Boosted Charge Transfer in Twinborn α‑(Mn2O3–MnO2) Heterostructures: Toward High-Rate and Ultralong-Life Zinc-Ion Batteries
journal contributionposted on 08.07.2020 by Jun Long, Fuhua Yang, Jing Cuan, Jingxing Wu, Zhanhong Yang, Hao Jiang, Rui Song, Wenlong Song, Jianfeng Mao, Zaiping Guo
Any type of content formally published in an academic journal, usually following a peer-review process.

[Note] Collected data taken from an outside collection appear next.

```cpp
__device__ __forceinline__ void st_ll(float* ll, size_t i, float v, uint32_t epoch) {
    const unsigned long long u = ((unsigned long long)epoch << 32) | (unsigned long long)__builtin_bit_cast(unsigned, v);
    __hip_atomic_store(reinterpret_cast<unsigned long long*>(ll) + i, u, __ATOMIC_RELAXED, __HIP_MEMORY_SCOPE_AGENT);
}
__device__ __forceinline__ void st_ll2(float* ll, size_t i, float v0, float v1, uint32_t epoch) {
    const float e = __builtin_bit_cast(float, epoch);
    st_wt4(ll + 2 * i, make_float4(v0, e, v1, e));
}
__device__ __forceinline__ void st_ll_l2(float* ll, size_t i, float v, uint32_t epoch) {
    const unsigned long long u = ((unsigned long long)epoch << 32) | (unsigned long long)__builtin_bit_cast(unsigned, v);
    __hip_atomic_store(reinterpret_cast<unsigned long long*>(ll) + i, u, __ATOMIC_RELAXED, __HIP_MEMORY_SCOPE_WORKGROUP);
}
__device__ __forceinline__ uint32_t xcc_id() { return __builtin_amdgcn_s_getreg(20 | (0 << 6) | ((4 - 1) << 11)) & 0xfu; }
__device__ __forceinline__ unsigned long long ld_ll(const float* ll, size_t i) {
    return __hip_atomic_load(reinterpret_cast<const unsigned long long*>(ll) + i, __ATOMIC_RELAXED, __HIP_MEMORY_SCOPE_AGENT);
}
__device__ __forceinline__ float ll_value(unsigned long long u) { return __builtin_bit_cast(float, (unsigned)u); }
__device__ __forceinline__ bool ll_fresh(unsigned long long u, uint32_t epoch) { return (uint32_t)(u >> 32) == epoch; }

#define MMG_LL_ERR_BASEHX 6u
__device__ __forceinline__ float4 ll_wait4(const float* ll, size_t i, uint32_t epoch, uint32_t* sync) {
    unsigned long long u0, u1, u2, u3;
    int spins = 0;
    for (;;) {
        u0 = ld_ll(ll, i); u1 = ld_ll(ll, i + 1); u2 = ld_ll(ll, i + 2); u3 = ld_ll(ll, i + 3);
        if (ll_fresh(u0, epoch) && ll_fresh(u1, epoch) && ll_fresh(u2, epoch) && ll_fresh(u3, epoch)) break;
        if (++spins > (1 << 18)) { if (sync) __hip_atomic_store(sync + MMG_SYNC_ERR, MMG_LL_ERR_BASEHX, __ATOMIC_RELAXED, __HIP_MEMORY_SCOPE_AGENT); break; }
    }
    return make_float4(ll_value(u0), ll_value(u1), ll_value(u2), ll_value(u3));
}

__device__ __forceinline__ f32x4 mfma16(float a, float b, f32x4 c) {
    return __builtin_amdgcn_mfma_f32_16x16x4f32(a, b, c, 0, 0, 0);
}

}
```

### multimodalgame_amd/csrc/kernels_bwd.h

```cpp
#pragma once
#include <type_traits>
#include "device_utils.h"
#include "layout.h"

namespace mmg {

template <bool CC = false>
__device__ __forceinline__ float combine_score(const float* part, size_t row, int npb, float b2) {
    float v = 0.f;
    if (npb <= 8) {
        float p[8];
#pragma unroll
        for (int j = 0; j < 8; ++j) p[j] = (j < npb) ? (CC ? __hip_atomic_load(&part[row * npb + j], __ATOMIC_RELAXED, __HIP_MEMORY_SCOPE_AGENT) : part[row * npb + j]) : 0.f;
#pragma unroll
        for (int j = 0; j < 8; ++j) v += p[j];
    } else {
        for (int j = 0; j < npb; ++j) v += part[row * npb + j];
    }
    return v + b2;
}

__host__ __device__ inline size_t partll_at(const Dims& d, int sen_side, size_t row, int npb) { return ((size_t)(sen_side ? 0 : 1) * d.T * d.B + row) * npb; }
__device__ __forceinline__ float combine_score_ll(const Dims& dm, const Tape& tp, int sen_side, size_t row, int npb, float b2, uint32_t epoch, bool need) {
    const size_t at = partll_at(dm, sen_side, row, npb);
// ... 479 lines not shown
    const size_t at = MMG_COEF_BC + (size_t)(2 * agent) * MMG_COEF_REPL + (blockIdx.x & (MMG_COEF_REPL - 1));
    unsigned long long u1, u2;
    for (int spins = 0;; ) {
        u1 = ld_ll(wo.coefll, at); u2 = ld_ll(wo.coefll, at + MMG_COEF_REPL);
        if (ll_fresh(u1, epoch) && ll_fresh(u2, epoch)) break;
        __builtin_amdgcn_s_sleep(2);
        if (++spins > (1 << 20)) { __hip_atomic_store(const_cast<uint32_t*>(sync) + MMG_SYNC_ERR, 10u, __ATOMIC_RELAXED, __HIP_MEMORY_SCOPE_AGENT); return false; }
    }
    bc1 = ll_value(u1); bc2s = ll_value(u2);
    return true;
}
__device__ __forceinline__ float opt_wait_coef(const WgOpt& wo, int agent, uint32_t epoch, const uint32_t* sync) {
    unsigned long long u;
    for (int spins = 0;; ) {
        u = ld_ll(wo.coefll, (size_t)agent * MMG_COEF_REPL + (blockIdx.x & (MMG_COEF_REPL - 1)));
        if (ll_fresh(u, epoch)) break;
        __builtin_amdgcn_s_sleep(2);
        if (++spins > (1 << 20)) { __hip_atomic_store(const_cast<uint32_t*>(sync) + MMG_SYNC_ERR, 10u, __ATOMIC_RELAXED, __HIP_MEMORY_SCOPE_AGENT); return -1.f; }
    }
    return ll_value(u);
}
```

Aqueous ZIBs are one of the most promising next-generation rechargeable batteries because of the high capacity, high hydrogen evolution overpotential, and chemically stable reversible plating/stripping of the zinc electrode in the mild aqueous electrolyte. However, there are limited cathode materials that can store Zn2+ reversibly with superior cycling and rate capability. Herein, hierarchically porous nanorods composed of twinborn α-(Mn2O3–MnO2) heterostructures are proposed as a robust cathode for Zn storage. Thanks to the hierarchically porous nanorod morphology and the abundant interface of the heterostructures involving a built-in electric field, the as-obtained twinborn α-(Mn2O3–MnO2) electrode delivers a high capacity of 170 mA h g–1 for 2000 cycles at 500 mA g–1 and shows an excellent rate capability of up to 1.5 A g–1 with a capacity of 124 mA h g–1. The inspiring results achieved exhibit the enormous potential of the high-performance heterostructure cathode for fast and stable ZIBs.